■ **AIM OF THE TASK**
Using the records below, give again exactly the lines from the line that contains "const size_t o" through the line that contains "constexpr int kSoftSinEvery", both ends included, and only those.

■ **Dataset records**
__device__ __forceinline__ void grid_sync(unsigned int* counter, unsigned int target) {
    cons_sync();
    if (threadIdx.x == 0) {
        asm volatile("red.release.gpu.global.add.u32 [%0], 1;" ::"l"(counter) : "memory");
        unsigned int cur, spins = 0;
        do {
            asm volatile("ld.acquire.gpu.global.u32 %0, [%1];" : "=r"(cur) : "l"(counter) : "memory");
            if (++spins > (1u << 26)) asm volatile("trap;");
        } while ((int)(cur - target) < 0);
    }
    cons_sync();
}

__device__ __forceinline__ void bulk_g2s(void* smem_dst, const void* gsrc, uint32_t bytes, uint64_t* bar) {
    asm volatile("cp.async.bulk.shared::cluster.global.mbarrier::complete_tx::bytes [%0], [%1], %2, [%3];" ::"r"(
                     smem_u32(smem_dst)),
                 "l"(gsrc), "r"(bytes), "r"(smem_u32(bar))
                 : "memory");
}

struct GemvCtx {
    const __nv_bfloat16* W;
    int K, act;
    int u_lo, nu;
    int nb;
    int nchunk;
};
struct PhaseIO {
    const __nv_bfloat16* xin;
    const __nv_bfloat16* gamma;
    const __nv_bfloat16* residual;
    void* out;
    int ld_out, out_fp32;
};

__device__ __forceinline__ int mk_phys_row(const GemvCtx& c, int rb, int g, bool& valid) {
    if (c.act == ACT_SWIGLU) {
        const int lc = rb * 4 + (g & 3);
        valid = lc < c.nu;
        const int ch = c.u_lo + lc;
        return (ch >> 6) * 128 + (ch & 63) + ((g >> 2) ? 64 : 0);
    }
    const int lr = rb * 8 + g;
    valid = lr < c.nu;
    return c.u_lo + lr;
}

__device__ __forceinline__ int mk_rows_in_block(const GemvCtx& c, int rb) {
    if (c.act == ACT_SWIGLU) return 2 * min(4, c.nu - rb * 4);
    return min(8, c.nu - rb * 8);
}

__device__ __forceinline__ bool mk_is_attention(const MegaParams& p, int ph) { return ph % 5 == 1 && ph < 5 * p.L; }

__device__ __forceinline__ PhaseIO mk_phase_io(const MegaParams& p, const MegaLayer* layers, int ph) {
    PhaseIO c;
    const int l = ph / 5, k = ph % 5;
    c.gamma = nullptr; c.residual = nullptr; c.out_fp32 = 0;
    if (l >= p.L) { c.xin = p.x; c.gamma = p.final_norm; c.out = p.logits; c.ld_out = p.V; c.out_fp32 = 1; }
    else if (k <= 1) { c.xin = p.x; c.gamma = layers[l].ln1; c.out = p.qkv; c.ld_out = 3 * p.h; }
    else if (k == 2) { c.xin = p.attn; c.residual = p.x; c.out = p.x; c.ld_out = p.h; }
    else if (k == 3) { c.xin = p.x; c.gamma = layers[l].ln2; c.out = p.act; c.ld_out = p.I; }
    else { c.xin = p.act; c.residual = p.x; c.out = p.x; c.ld_out = p.h; }
    return c;
}
__device__ __forceinline__ GemvCtx mk_phase_ctx(const MegaParams& p, const MegaLayer* layers, int ph) {
    GemvCtx c;
    const int l = ph / 5, k = ph % 5;
    int N;
    c.act = ACT_NONE;
    if (l >= p.L) { c.W = p.lm_head; N = p.V; c.K = p.h; }
    else if (k <= 1) { c.W = layers[l].wqkv; N = 3 * p.h; c.K = p.h; }
    else if (k == 2) { c.W = layers[l].wo; N = p.h; c.K = p.h; }
    else if (k == 3) { c.W = layers[l].wgu; N = 2 * p.I; c.K = p.h; c.act = ACT_SWIGLU; }
    else { c.W = layers[l].wd; N = p.h; c.K = p.I; }
    const long long units = c.act == ACT_SWIGLU ? (N >> 1) : N;
    c.u_lo = (int)((units * blockIdx.x) / gridDim.x);
    c.nu = (int)((units * (blockIdx.x + 1)) / gridDim.x) - c.u_lo;
    c.nb = c.act == ACT_SWIGLU ? (c.nu + 3) >> 2 : (c.nu + 7) >> 3;
    c.nchunk = (c.K + MK_KT - 1) / MK_KT;
    return c;
}

template <int NB>
__device__ __forceinline__ void mk_prologue(const PhaseIO& c, int K, int B, float eps, int tid, int lane, int warp,
                                            __nv_bfloat16* xs, float (*s_red)[NB], float* s_rstd,
                                            const __nv_bfloat16* gamma_smem) {
    const int nvec = K >> 3;
    float ss[NB];
#pragma unroll
    for (int b = 0; b < NB; ++b) ss[b] = 0.f;
    for (int i = tid; i < nvec; i += MK_CONS) {
#pragma unroll
        for (int b = 0; b < NB; ++b) {
            uint4 u = make_uint4(0, 0, 0, 0);
            if (b < B) u = ldcg16(c.xin + (size_t)b * K + i * 8);
            *reinterpret_cast<uint4*>(xs + (size_t)b * K + i * 8) = u;
            if (c.gamma != nullptr) {
                float f[8];
                unpack8(u, f);
#pragma unroll
                for (int e = 0; e < 8; ++e) ss[b] += f[e] * f[e];
            }
        }
    }
    if (c.gamma != nullptr) {
// ... 22 lines not shown
                const float rstd = s_rstd[b];
#pragma unroll
                for (int e = 0; e < 8; ++e) o[e] = gf[e] * round_bf16(f[e] * rstd);
                *px = make_uint4(pack_bf16(o[0], o[1]), pack_bf16(o[2], o[3]), pack_bf16(o[4], o[5]),
                                 pack_bf16(o[6], o[7]));
            }
        }
    }
    cons_sync();
}

__device__ __forceinline__ void mk_mma(float (&c)[4], uint32_t a0, uint32_t a2, uint32_t b0, uint32_t b1) {
    asm volatile(
        "mma.sync.aligned.m16n8k16.row.col.f32.bf16.bf16.f32 {%0,%1,%2,%3}, {%4,%5,%6,%7}, {%8,%9}, {%0,%1,%2,%3};"
        : "+f"(c[0]), "+f"(c[1]), "+f"(c[2]), "+f"(c[3])
        : "r"(a0), "r"(0u), "r"(a2), "r"(0u), "r"(b0), "r"(b1));
}

template <int NB>
__device__ __forceinline__ float mk_row_value(const float* s_gpart, int rb, int b, int r) {
    float v = 0.f;
#pragma unroll
    for (int ww = 0; ww < MK_CONS_WARPS; ++ww) v += s_gpart[(((size_t)ww * MK_MAXNB + rb) * NB + b) * 8 + r];
    return v;
}

template <int NB>
__device__ __forceinline__ void mk_epilogue(const MegaParams& p, const MegaLayer* layers, int ph, const GemvCtx& c,
                                            int B, int tid, const float* s_gpart, float res_pref, bool have_res_pref) {
    const PhaseIO io = mk_phase_io(p, layers, ph);
    if (c.act == ACT_SWIGLU) {
        const int nch = c.nu;
        for (int idx = tid; idx < nch * B; idx += MK_CONS) {
            const int b = idx / nch, r = idx - b * nch;
            const int rb = r >> 2, q = r & 3;
            const float gt = mk_row_value<NB>(s_gpart, rb, b, q);
            const float up = mk_row_value<NB>(s_gpart, rb, b, q + 4);
            reinterpret_cast<__nv_bfloat16*>(io.out)[(size_t)b * io.ld_out + (size_t)c.u_lo + r] =
                __float2bfloat16_rn(gt / (1.0f + __expf(-gt)) * up);
        }
    } else {
        const int nr = c.nu;
        for (int idx = tid; idx < nr * B; idx += MK_CONS) {
            const int b = idx / nr, r = idx - b * nr;
            float y = mk_row_value<NB>(s_gpart, r >> 3, b, r & 7);
            const size_t o = (size_t)b * io.ld_out + (size_t)c.u_lo + r;
            if (io.residual != nullptr) y += have_res_pref ? res_pref : __bfloat162float(__ldcg(io.residual + o));
            if (io.out_fp32) reinterpret_cast<float*>(io.out)[o] = y;
            else reinterpret_cast<__nv_bfloat16*>(io.out)[o] = __float2bfloat16_rn(y);
        }
    }
}
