constexpr int TILE = 64;
constexpr int NTHREADS = 384;
constexpr int PROD_WARP = 8;
constexpr int RING = 6;
constexpr uint32_t SLOT_BYTES = 32768;
constexpr int XSTRIDE = 72;
constexpr uint32_t SMEM_X = RING * SLOT_BYTES;
constexpr int FRING = 2;
constexpr uint32_t FILM_BYTES = 2 * FN_H * 4;
constexpr uint32_t SMEM_FILM = SMEM_X + 2 * TILE * XSTRIDE * 2;
constexpr uint32_t SMEM_BAR = SMEM_FILM + 2 * FRING * FILM_BYTES;
constexpr uint32_t SMEM_TOTAL = SMEM_BAR + 16 * RING + 16 + 16 * 2 * FRING;
constexpr uint32_t SMEM_XLO = SMEM_TOTAL;
constexpr int XLO_STRIDE = 32;
constexpr uint32_t SMEM_TOTAL_GRID = SMEM_XLO + 2 * TILE * XLO_STRIDE * 2;
constexpr int RING_SPLIT = 4;
constexpr uint32_t ALO_CHUNK = TILE * FN_KCHUNK * 2;
constexpr uint32_t ALO_BYTES = (FN_H / FN_KCHUNK) * ALO_CHUNK;
constexpr uint32_t SPLIT_SMEM_ALO = RING_SPLIT * SLOT_BYTES;
constexpr uint32_t SPLIT_SMEM_X = SPLIT_SMEM_ALO + 2 * ALO_BYTES;
constexpr uint32_t SPLIT_SMEM_FILM = SPLIT_SMEM_X + 2 * TILE * XSTRIDE * 2;
constexpr uint32_t SPLIT_SMEM_BAR = SPLIT_SMEM_FILM + 2 * FRING * FILM_BYTES;
constexpr uint32_t SPLIT_SMEM_XLO = SPLIT_SMEM_BAR + 16 * RING_SPLIT + 16 + 16 * 2 * FRING;
constexpr uint32_t SMEM_TOTAL_SPLIT = SPLIT_SMEM_XLO + 2 * TILE * XLO_STRIDE * 2;
constexpr int MAX_LOADS = 72;
constexpr int MAX_LOADS_SPLIT = 132;
constexpr uint32_t CHUNK = 16384;
constexpr uint32_t HEAD_CHUNK = 32 * 128;
constexpr uint32_t RGB_CHUNK = 8 * 128;
constexpr uint32_t FEAT_CHUNK = FN_FEAT * 128;
#ifndef FENERF_SOFT_SIN_EVERY
#define FENERF_SOFT_SIN_EVERY 0
#endif
constexpr int kSoftSinEvery = FENERF_SOFT_SIN_EVERY;
constexpr int kSoftSinSplit = 4;
constexpr int TRACE_CAP = 1024;
constexpr int TRACE_WARPS = 11;
enum TraceEvent {
    TR_PAIR = 1, TR_TURN_WAIT, TR_TURN_DONE, TR_ACQ_WAIT, TR_ACQ_DONE, TR_COMMIT, TR_MMA_DONE, TR_EPI_DONE,
    TR_FILM_WAIT, TR_FILM_DONE, TR_EMPTY_WAIT, TR_EMPTY_DONE,
};
enum TraceGroup { TG_FIRST = 0, TG_HIDDEN, TG_COLOR0, TG_TRUNK_HEAD, TG_LABEL_LAYER, TG_LABEL_HEAD, TG_OUT_HEAD };

__device__ __forceinline__ float soft_sinf(float a) {
    const float k = fmaf(a, 0.159154943f, 12582912.f);
    const float n = k - 12582912.f;
    float r = fmaf(-n, 6.28318548f, a);
    r = fmaf(-n, -1.74845553e-7f, r);
    const float r2 = r * r;
    float p = -2.041572245e-08f;
    p = fmaf(p, r2, 2.701100129e-06f);
    p = fmaf(p, r2, -1.980991656e-04f);
    p = fmaf(p, r2, 8.332454599e-03f);
    p = fmaf(p, r2, -1.666656137e-01f);
    p = fmaf(p, r2, 9.999996424e-01f);
    return r * p;
}

struct Load {
    uint32_t src;
    uint32_t bytes;
};

template <int kMaxLoads>
struct FastArgsT {
    Load loads[kMaxLoads];
    int n_loads;
    FnLayout L;
    const unsigned char* packed;
    const float* points;
    const float* dirs;
    const float* film;
    float* out;
    float* sigma_out;
    long long ppb, tiles_per_batch, n_tiles;
    int dir_group, lock_dirs;
    int sigma_only;
    unsigned long long* trace;
    int trace_ctas;
};
using FastArgs = FastArgsT<MAX_LOADS>;
using SplitArgs = FastArgsT<MAX_LOADS_SPLIT>;

__device__ __forceinline__ void wg_bar(int wg) { asm volatile("bar.sync %0, 128;" ::"r"(1 + wg) : "memory"); }
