# xulinfei1996/koordinator

Measured on AMD Instinct MI355X. Metric: pods scheduled/sec + node-evals/sec (% HBM roofline) at 5k and 100k nodes, higher is better.
Workload: dtype int64; 1 GPU; C2: 10000 pods x 5000 nodes, NodeResourcesFit(LeastAllocated cpu/mem/batch-cpu/batch-mem) + LoadAwareScheduling(defaults) + ElasticQuota(32 leaf quotas); nodes=5000, percentage_of_nodes_to_score=100, parallelism=single-gpu, batch_pods=64, candidates=32

## Files before the change

koordinator_amd/csrc/koordgpu.hip:

```cpp
#include <hip/hip_runtime.h>

#include <algorithm>
#include <chrono>
#include <cmath>
#include <condition_variable>
#include <cstdio>
#include <cstdlib>
#include <cstring>
#include <mutex>
#include <string>
#include <vector>

#include <rccl/rccl.h>

#include "ks_pass.h"
#include "ks_mono.h"
#include "ks_fq.h"
#include "ks_debug.h"
#include "ks_topo.h"
#include "ks_preempt.h"

using namespace ks;

static int64_t env_i64(const char* name, int64_t dflt, int64_t lo, int64_t hi) {
// ... 921 lines not shown
  void* numa_blob = nullptr;
  DevNuma nv{};
  DevNuma* dnv = nullptr;
  char* numa_ckpt = nullptr;
  int64_t numa_policy_nodes = 0;
  bool cpu_bind_labels = false;
  bool cpu_bind_required = false;
  bool val_bind_required = false;
  bool staged_bind_required = false;
  bool cpusets_clobbered = false;
  std::vector<int32_t> h_dev_assumed, h_dev_assumed_ckpt;
  std::vector<int8_t> h_numa_k;
  std::vector<uint16_t> h_dev_ids;
  std::vector<uint8_t> h_pol;
  std::vector<uint8_t> h_dev_held;
  bool dev_held_any = false;
  int64_t* rsv_dald_ckpt = nullptr;
  std::vector<int8_t> h_cpu_nn;
  std::vector<CpuTopo> h_topos;
  std::vector<int8_t> h_topo_dense;
  std::vector<int32_t> h_rsv_node;
  void* dscratch = nullptr;
  size_t dscratch_bytes = 0;
  uint32_t* cpuset_split = nullptr;
  hipStream_t sstream = nullptr;
  hipStream_t cstream = nullptr;
  int32_t* pipe = nullptr;
  unsigned long long* pipe_top = nullptr;
  hipEvent_t pev_sel[kPipeEvents] = {};
  hipEvent_t pev_com[kPipeEvents] = {};
  int64_t pipe_k = 0;
  int32_t pipe_mode = -1;
  bool commit_fq = true;
  void* npod_blob = nullptr;
  DevNodePods npt{};
  int32_t npod_slots = 0;
  PreemptCand* pre_cand = nullptr;
  int32_t* pre_vrank = nullptr;
  uint8_t* pre_status = nullptr;
  PreemptOut* pre_out = nullptr;
  int32_t* pre_victims = nullptr;
  int32_t topo_nkeys = 0, topo_ndom = 1, topo_nprops = 0;
  std::vector<int32_t*> topo_dom_v;
  std::vector<int32_t*> topo_count_v;
  int32_t* topo_dom = nullptr;
  int32_t* topo_count = nullptr;
  long long* topo_zsum = nullptr;
  uint32_t *topo_zpres = nullptr, *topo_zsize = nullptr;
  void* topo_blob = nullptr;
  double* topo_lw = nullptr;
  int32_t topo_nlw = 0;
  TopoScratch* topo_scr = nullptr;
  long long *topo_sraw = nullptr, *topo_iraw = nullptr;
  int32_t topo_k = 1;
  uint32_t* topo_cchunk = nullptr;
  uint2* topo_ct = nullptr;
  int32_t* topo_ccount = nullptr;
  uint64_t *topo_cbound = nullptr, *topo_ctop = nullptr, *topo_csecond = nullptr;
  ks_stats stats{};
  std::vector<hipEvent_t> ev_pool;
};

#define KS_FAIL(ctx, code, ...)                                        \
  do {                                                                 \
    char buf_[512];                                                    \
    snprintf(buf_, sizeof(buf_), __VA_ARGS__);                         \
// ... 185 lines not shown
      g_create_error = "ks_create: TaintToleration / NodeAffinity plugin weight out of range";
      return KS_EINVAL;
    }
  }
  if (cfg->reservation.enable) {
    const int64_t fitla = 100 * ((cfg->fit.enable_score ? cfg->fit.plugin_weight : 0) +
                                 (cfg->loadaware.enable_score ? cfg->loadaware.plugin_weight : 0) +
                                 (cfg->numa.enable ? cfg->numa.plugin_weight : 0) +
                                 (cfg->deviceshare.enable ? cfg->deviceshare.plugin_weight : 0) +
                                 (cfg->balanced.enable ? cfg->balanced.plugin_weight : 0) +
                                 (cfg->taint.enable_score ? cfg->taint.plugin_weight : 0) +
                                 (cfg->affinity.enable_score ? cfg->affinity.plugin_weight : 0));
    if (cfg->reservation.plugin_weight <= fitla || cfg->reservation.plugin_weight > ((int64_t)1 << 40) ||
        (fitla + 1) * (kRsvOrderBase + 1) >= (1 << 26)) {
      g_create_error = "ks_create: Reservation plugin weight must exceed 100 x (Fit + LoadAware weights) (ks_rsv.h ranking)";
      return KS_EUNSUPPORTED;
    }
  }
  int ndev = 0;
  if (hipGetDeviceCount(&ndev) != hipSuccess || ndev == 0) {
    g_create_error = "ks_create: no HIP device available";
    return KS_EHIP;
  }
  if (cfg->device < 0 || cfg->device >= ndev) {
    g_create_error = "ks_create: device ordinal out of range";
    return KS_EINVAL;
  }
  ks_ctx* ctx = new ks_ctx();
  ctx->cfg = *cfg;
  ctx->device = cfg->device;
  ctx->batch = cfg->batch_pods > 0 ? std::min(cfg->batch_pods, kMaxBatch) : 64;
  ctx->k = cfg->candidates > 0 ? std::min(cfg->candidates, kMaxCand) : 32;
  ctx->commit_fq = env_i64("KS_COMMIT_FQ", 1, 0, 1) != 0;
  if (hipSetDevice(ctx->device) != hipSuccess || hipStreamCreateWithFlags(&ctx->stream, hipStreamNonBlocking) != hipSuccess) {
    g_create_error = "ks_create: cannot create HIP stream";
    delete ctx;
    return KS_EHIP;
  }
  void* p = nullptr;
  size_t cand_bytes = (size_t)2 * kMaxBatch * kMaxCand;
  if (dev_alloc(ctx, &p, cand_bytes * 4) != KS_OK) goto fail;
  ctx->cand_chunk = (uint32_t*)p;
  if (dev_alloc(ctx, &p, cand_bytes * 8) != KS_OK) goto fail;
  ctx->cand_t = (uint2*)p;
  if (dev_alloc(ctx, &p, 2 * kMaxBatch * 8) != KS_OK) goto fail;
  ctx->cand_bound = (uint64_t*)p;
  if (dev_alloc(ctx, &p, 2 * kMaxBatch * 8) != KS_OK) goto fail;
  ctx->cand_top = (uint64_t*)p;
  if (dev_alloc(ctx, &p, 2 * kMaxBatch * 8) != KS_OK) goto fail;
  ctx->cand_second = (uint64_t*)p;
  if (dev_alloc(ctx, &p, (size_t)kMaxBatch * kPreRsvM * sizeof(PreRsv)) != KS_OK) goto fail;
  ctx->pre_rsv = (PreRsv*)p;
  if (dev_alloc(ctx, &p, 2 * kMaxBatch * 4) != KS_OK) goto fail;
  ctx->cand_total = (int32_t*)p;
  if (dev_alloc(ctx, &p, 2 * kMaxBatch * 4) != KS_OK) goto fail;
  ctx->cand_count = (int32_t*)p;
  if (dev_alloc(ctx, &p, 64) != KS_OK) goto fail;
  ctx->cursor = (int32_t*)p;
  if (dev_alloc(ctx, &p, 256) != KS_OK) goto fail;
  ctx->counters = (unsigned long long*)p;
  if (dev_alloc(ctx, &p, kNormRows * kMaxBatch * 8) != KS_OK) goto fail;
  ctx->dev_M = (unsigned long long*)p;
  if (hipMemsetAsync(ctx->cand_count, list_fill(), 2 * kMaxBatch * 4, ctx->stream) != hipSuccess ||
      hipMemsetAsync(ctx->cand_chunk, list_fill(), cand_bytes * 4, ctx->stream) != hipSuccess ||
      hipMemsetAsync(ctx->cand_t, list_fill(), cand_bytes * 8, ctx->stream) != hipSuccess ||
      hipStreamSynchronize(ctx->stream) != hipSuccess) {
// ... 2095 lines not shown
  ca.numa_bytes = (int32_t)numa_cache_bytes(ctx);
  ca.nv = ctx->dnv;
  ca.pipe_base = nullptr;
  ca.carry = nullptr;
  ca.pipe_follow = nullptr;
  ca.pipe_after = nullptr;
  ca.top_reset = nullptr;
  ca.pre_rsv = nullptr;
  ca.topo = ctx->cfg.topology.enable && st.topo ? 1 : 0;
  ca.topo_const = (int32_t)(100 * ctx->cfg.topology.spread_weight);
  ca.topo_rec = st.topo;
  ca.topo_props = st.topo_props;
  ca.topo_count = ctx->topo_count;
  ca.topo_npad = ctx->npad;
  ca.topo_best = ctx->topo_scr ? &ctx->topo_scr->best_total : nullptr;
  *smem = commit_layout(ctx->k, ctx->nchunks, *qcache, (size_t)ca.rsv_bytes, (size_t)ca.dev_bytes, (size_t)ca.numa_bytes,
                        ctx->q.q, kernel_feat(ctx) == 0, commit_hint_variant(ctx)).total;
  return ca;
}
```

■ **SOLUTION TO THIS TASK**
            const size_t o = (size_t)b * io.ld_out + (size_t)c.u_lo + r;
            if (io.residual != nullptr) y += have_res_pref ? res_pref : __bfloat162float(__ldcg(io.residual + o));
            if (io.out_fp32) reinterpret_cast<float*>(io.out)[o] = y;
            else reinterpret_cast<__nv_bfloat16*>(io.out)[o] = __float2bfloat16_rn(y);
        }
    }
}
constexpr int TILE = 64;
constexpr int NTHREADS = 384;
constexpr int PROD_WARP = 8;
constexpr int RING = 6;
constexpr uint32_t SLOT_BYTES = 32768;
constexpr int XSTRIDE = 72;
constexpr uint32_t SMEM_X = RING * SLOT_BYTES;
constexpr int FRING = 2;
constexpr uint32_t FILM_BYTES = 2 * FN_H * 4;
constexpr uint32_t SMEM_FILM = SMEM_X + 2 * TILE * XSTRIDE * 2;
constexpr uint32_t SMEM_BAR = SMEM_FILM + 2 * FRING * FILM_BYTES;
constexpr uint32_t SMEM_TOTAL = SMEM_BAR + 16 * RING + 16 + 16 * 2 * FRING;
constexpr uint32_t SMEM_XLO = SMEM_TOTAL;
constexpr int XLO_STRIDE = 32;
constexpr uint32_t SMEM_TOTAL_GRID = SMEM_XLO + 2 * TILE * XLO_STRIDE * 2;
constexpr int RING_SPLIT = 4;
constexpr uint32_t ALO_CHUNK = TILE * FN_KCHUNK * 2;
constexpr uint32_t ALO_BYTES = (FN_H / FN_KCHUNK) * ALO_CHUNK;
constexpr uint32_t SPLIT_SMEM_ALO = RING_SPLIT * SLOT_BYTES;
constexpr uint32_t SPLIT_SMEM_X = SPLIT_SMEM_ALO + 2 * ALO_BYTES;
constexpr uint32_t SPLIT_SMEM_FILM = SPLIT_SMEM_X + 2 * TILE * XSTRIDE * 2;
constexpr uint32_t SPLIT_SMEM_BAR = SPLIT_SMEM_FILM + 2 * FRING * FILM_BYTES;
constexpr uint32_t SPLIT_SMEM_XLO = SPLIT_SMEM_BAR + 16 * RING_SPLIT + 16 + 16 * 2 * FRING;
constexpr uint32_t SMEM_TOTAL_SPLIT = SPLIT_SMEM_XLO + 2 * TILE * XLO_STRIDE * 2;
constexpr int MAX_LOADS = 72;
constexpr int MAX_LOADS_SPLIT = 132;
constexpr uint32_t CHUNK = 16384;
constexpr uint32_t HEAD_CHUNK = 32 * 128;
constexpr uint32_t RGB_CHUNK = 8 * 128;
constexpr uint32_t FEAT_CHUNK = FN_FEAT * 128;
#ifndef FENERF_SOFT_SIN_EVERY
#define FENERF_SOFT_SIN_EVERY 0
#endif
constexpr int kSoftSinEvery = FENERF_SOFT_SIN_EVERY;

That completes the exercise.